constexpr int kCavlcStageWords = 24;
__global__ __launch_bounds__(256) void k_cavlc(FrameArgs a) {
    if (a.gate && *a.gate == 0) return;
    __shared__ uint32_t bits_w[4][kMbSlotBytes / 4];
    __shared__ uint32_t stage_w[4][27 * kCavlcStageWords];
    __shared__ int16_t coef_w[4][kCoefPerMb];
    __shared__ MbInfo mb_w[4];
    __shared__ CavlcTables T;
    load_cavlc_tables(T, a.cavlc_tabs);
    __syncthreads();
    uint32_t* bits = bits_w[threadIdx.x >> 6];
    int16_t* coef = coef_w[threadIdx.x >> 6];
    int nmb = a.mb_w * a.mb_h;
    int idx = xcd_remap(blockIdx.x, gridDim.x) * 4 + (threadIdx.x >> 6);
    if (idx >= nmb) return;
    int mbx = idx % a.mb_w, mby = idx / a.mb_w;
    int s = mby / a.rows_per_slice;
    const SliceTask t = a.tasks[s];
    if (t.final_action != ACT_P && t.final_action != ACT_I) return;
    int l = lane_id();
    MbInfo& mb = mb_w[threadIdx.x >> 6];
    if (l < (int)(sizeof(MbInfo) / 4))
        reinterpret_cast<uint32_t*>(&mb)[l] = reinterpret_cast<const uint32_t*>(a.mbs + idx)[l];
    wave_sync();
    if (mb.type == MB_P_SKIP) {
        if (l == 0) a.mb_nbits[idx] = 0;
        return;
    }
    bool p_slice = t.final_action == ACT_P;
    int first = t.first_row * a.mb_w;
    if (split_i(a, t)) first += ((idx - first) / kIntraSubMbs) * kIntraSubMbs;
    int run = 0;
    if (p_slice) {
        int j = idx - 1;
        while (j >= first) {
            int base = j - 63;
            int m = base + l;
            bool coded = m >= first && a.mbs[m].type != MB_P_SKIP;
            unsigned long long msk = __ballot(coded);
            if (msk) {
                int hi = 63 - __clzll(msk);
                run += j - (base + hi);
                break;
            }
            run += j - sk_max(base, first) + 1;
            j = base - 1;
        }
    }
    int qp_prev = t.qp;
    {
        int j = idx - 1;
        while (j >= first) {
            int base = j - 63;
            int m = base + l;
            bool has = m >= first && mb_has_qp_delta(a.mbs[m]);
            unsigned long long msk = __ballot(has);
            if (msk) {
                int hi = 63 - __clzll(msk);
                qp_prev = a.mbs[base + hi].qp;
                break;
            }
            j = base - 1;
        }
    }
    for (int i = l; i < kMbSlotBytes / 4; i += 64) bits[i] = 0;
    uint32_t* stage_all = stage_w[threadIdx.x >> 6];
    for (int i = l; i < 27 * kCavlcStageWords; i += 64) stage_all[i] = 0;
    const int16_t* gc = a.coefs + (size_t)idx * kCoefPerMb;
    for (int i = l; i < kCoefPerMb / 2; i += 64)
        reinterpret_cast<uint32_t*>(coef)[i] = reinterpret_cast<const uint32_t*>(gc)[i];
    wave_sync();
    MbNeighbours nb;
    nb.left = mbx > 0 && idx - 1 >= first ? &a.mbs[idx - 1] : nullptr;
    nb.top = mby > t.first_row && idx - a.mb_w >= first ? &a.mbs[idx - a.mb_w] : nullptr;
    int hdr_bits = 0;
    if (l == 0) {
        AtomicBitWriter w{bits, 0};
        if (p_slice) put_ue(w, (uint32_t)run);
        int dq = mb_has_qp_delta(mb) ? (int)mb.qp - qp_prev : 0;
        write_mb_header(w, mb, p_slice, dq, p_slice ? t.num_refs : 1, nb);
        hdr_bits = (int)w.pos;
    }
    hdr_bits = __shfl(hdr_bits, 0);
    int cbp_l = mb.cbp & 15, cbp_c = (mb.cbp >> 4) & 3;
    bool i16 = mb.type == MB_I16x16;
    const int16_t* bc = nullptr;
    int maxn = 0, nc = 0;
    bool act = false;
    if (l == 0) {
        if (i16) { act = true; bc = coef + kCoefLumaDC; maxn = 16; nc = luma_nc(mb, nb, 0); }
    } else if (l <= 16) {
        int blk = l - 1;
        if (i16) {
            if (cbp_l) { act = true; bc = coef + kCoefLuma + blk * 16 + 1; maxn = 15; }
        } else if (cbp_l & (1 << (blk >> 2))) {
            act = true; bc = coef + kCoefLuma + blk * 16; maxn = 16;
        }
        if (act) nc = luma_nc(mb, nb, blk);
    } else if (l <= 18) {
        if (cbp_c) { act = true; bc = coef + kCoefChromaDC + (l - 17) * 4; maxn = 4; nc = -1; }
    } else if (l <= 26) {
        if (cbp_c == 2) {
            int k = l - 19, c = k >> 2, bb = k & 3;
            act = true; bc = coef + kCoefChromaAC + (c * 4 + bb) * 16 + 1; maxn = 15;
            nc = chroma_nc(mb, nb, c, bb);
        }
    }
    int nbits = 0;
    uint32_t* stage = stage_all + (l < 27 ? l : 0) * kCavlcStageWords;
    StageBitWriter sw{stage, 0, kCavlcStageWords * 32, false};
    if (act) {
        cavlc_block(sw, bc, maxn, nc, T);
        nbits = (int)sw.pos;
    }
    int incl = wave_incl_scan(nbits);
    int off = hdr_bits + incl - nbits;
    if (act) {
        if (!sw.ovf) {
            const uint32_t sh = (uint32_t)off & 31;
            uint32_t wi = (uint32_t)off >> 5;
            for (int k = 0; k < (nbits + 31) >> 5; k++, wi++) {
                const uint32_t v = stage[k];
                atomicOr(&bits[wi], v >> sh);
                const uint32_t lo = sh ? v << (32 - sh) : 0u;
                if (lo) atomicOr(&bits[wi + 1], lo);
            }
        } else {
// ... 307 lines not shown
    const int nmbs = sk_min(16, a.mb_w - mbx0);
    if (tid < nmbs) {
        const int idx = mby * a.mb_w + mbx0 + tid;
        const bool zero = fin == ACT_SKIPALL;
        a.mvfield[2 * idx] = zero ? 0 : a.me[idx].mvx;
        a.mvfield[2 * idx + 1] = zero ? 0 : a.me[idx].mvy;
    }
    auto copy = [&](const Planes& src, const Planes& dst) {
        {
            const int row = tid >> 4, v = tid & 15;
            if (v < nmbs) {
                const size_t o = (size_t)(mby * 16 + row) * a.stride_y + (mbx0 + v) * 16;
                *reinterpret_cast<uint4*>(dst.y + o) = *reinterpret_cast<const uint4*>(src.y + o);
            }
        }
        if (tid < 128) {
            const int comp = tid >> 6, row = (tid >> 3) & 7, v = tid & 7;
            if (2 * v < nmbs) {
                const size_t o = (size_t)(mby * 8 + row) * a.stride_c + (mbx0 + 2 * v) * 8;
                uint8_t* d = comp ? dst.v : dst.u;
                const uint8_t* sp = comp ? src.v : src.u;
                if (2 * v + 1 < nmbs && (a.stride_c & 15) == 0) {
                    *reinterpret_cast<uint4*>(d + o) = *reinterpret_cast<const uint4*>(sp + o);
                } else {
                    *reinterpret_cast<uint2*>(d + o) = *reinterpret_cast<const uint2*>(sp + o);
                    if (2 * v + 1 < nmbs)
                        *reinterpret_cast<uint2*>(d + o + 8) = *reinterpret_cast<const uint2*>(sp + o + 8);
                }
            }
        }
    };
    if (a.num_refs > 1) copy(a.ref, a.ref1);
    if (a.ltr_cfg.slots) {
        const int j = a.ltr_task[s].store_slot;
        if (j >= 0) copy(a.ref, Planes{a.ltr.y + (size_t)j * a.ltr_ny, a.ltr.u + (size_t)j * a.ltr_nc,
                                       a.ltr.v + (size_t)j * a.ltr_nc});
    }
    if (fin == ACT_SKIPALL || slice_deblock(a.deblock, a.tasks[s])) return;
    copy(a.rec, a.ref);
}

__global__ __launch_bounds__(256) void k_deblock_prep(FrameArgs a) {
    const int nmb = a.mb_w * a.mb_h;
    const int idx = xcd_remap(blockIdx.x, gridDim.x) * 4 + (threadIdx.x >> 6);
    if (idx >= nmb) return;
    const SliceTask t = a.tasks[(idx / a.mb_w) / a.rows_per_slice];
    if (t.final_action != ACT_P && t.final_action != ACT_I) return;
    if (!slice_deblock(a.deblock, t)) return;
    const int l = lane_id();
    int first = t.first_row * a.mb_w;
    if (split_i(a, t)) first += ((idx - first) / kIntraSubMbs) * kIntraSubMbs;
    const MbInfo mb = a.mbs[idx];
    int qpy = mb.qp;
    if (!mb_has_qp_delta(mb)) {
        qpy = t.qp;
        int j = idx - 1;
        while (j >= first) {
            const int base = j - 63, m = base + l;
            const unsigned long long msk = __ballot(m >= first && mb_has_qp_delta(a.mbs[m]));
            if (msk) {
                qpy = a.mbs[base + 63 - __clzll(msk)].qp;
                break;
            }
            j = base - 1;
        }
    }
    if (l == 0) a.db[idx] = db_info(mb, qpy);
}

__device__ __forceinline__ void unpack4(uint32_t w, int* d) {
    d[0] = w & 255;
    d[1] = (w >> 8) & 255;
    d[2] = (w >> 16) & 255;
    d[3] = w >> 24;
}
__device__ __forceinline__ uint32_t pack4(const int* d) {
    return (uint32_t)d[0] | ((uint32_t)d[1] << 8) | ((uint32_t)d[2] << 16) | ((uint32_t)d[3] << 24);
}

__device__ __forceinline__ DbInfo as_db(uint2 v) {
    DbInfo d;
    __builtin_memcpy(&d, &v, sizeof(d));
    return d;
}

....

→ What you will do
Among the records above, find each line holding "copy" and list it.

→ Response below
    auto copy = [&](const Planes& src, const Planes& dst) {
    if (a.num_refs > 1) copy(a.ref, a.ref1);
        if (j >= 0) copy(a.ref, Planes{a.ltr.y + (size_t)j * a.ltr_ny, a.ltr.u + (size_t)j * a.ltr_nc,
    copy(a.rec, a.ref);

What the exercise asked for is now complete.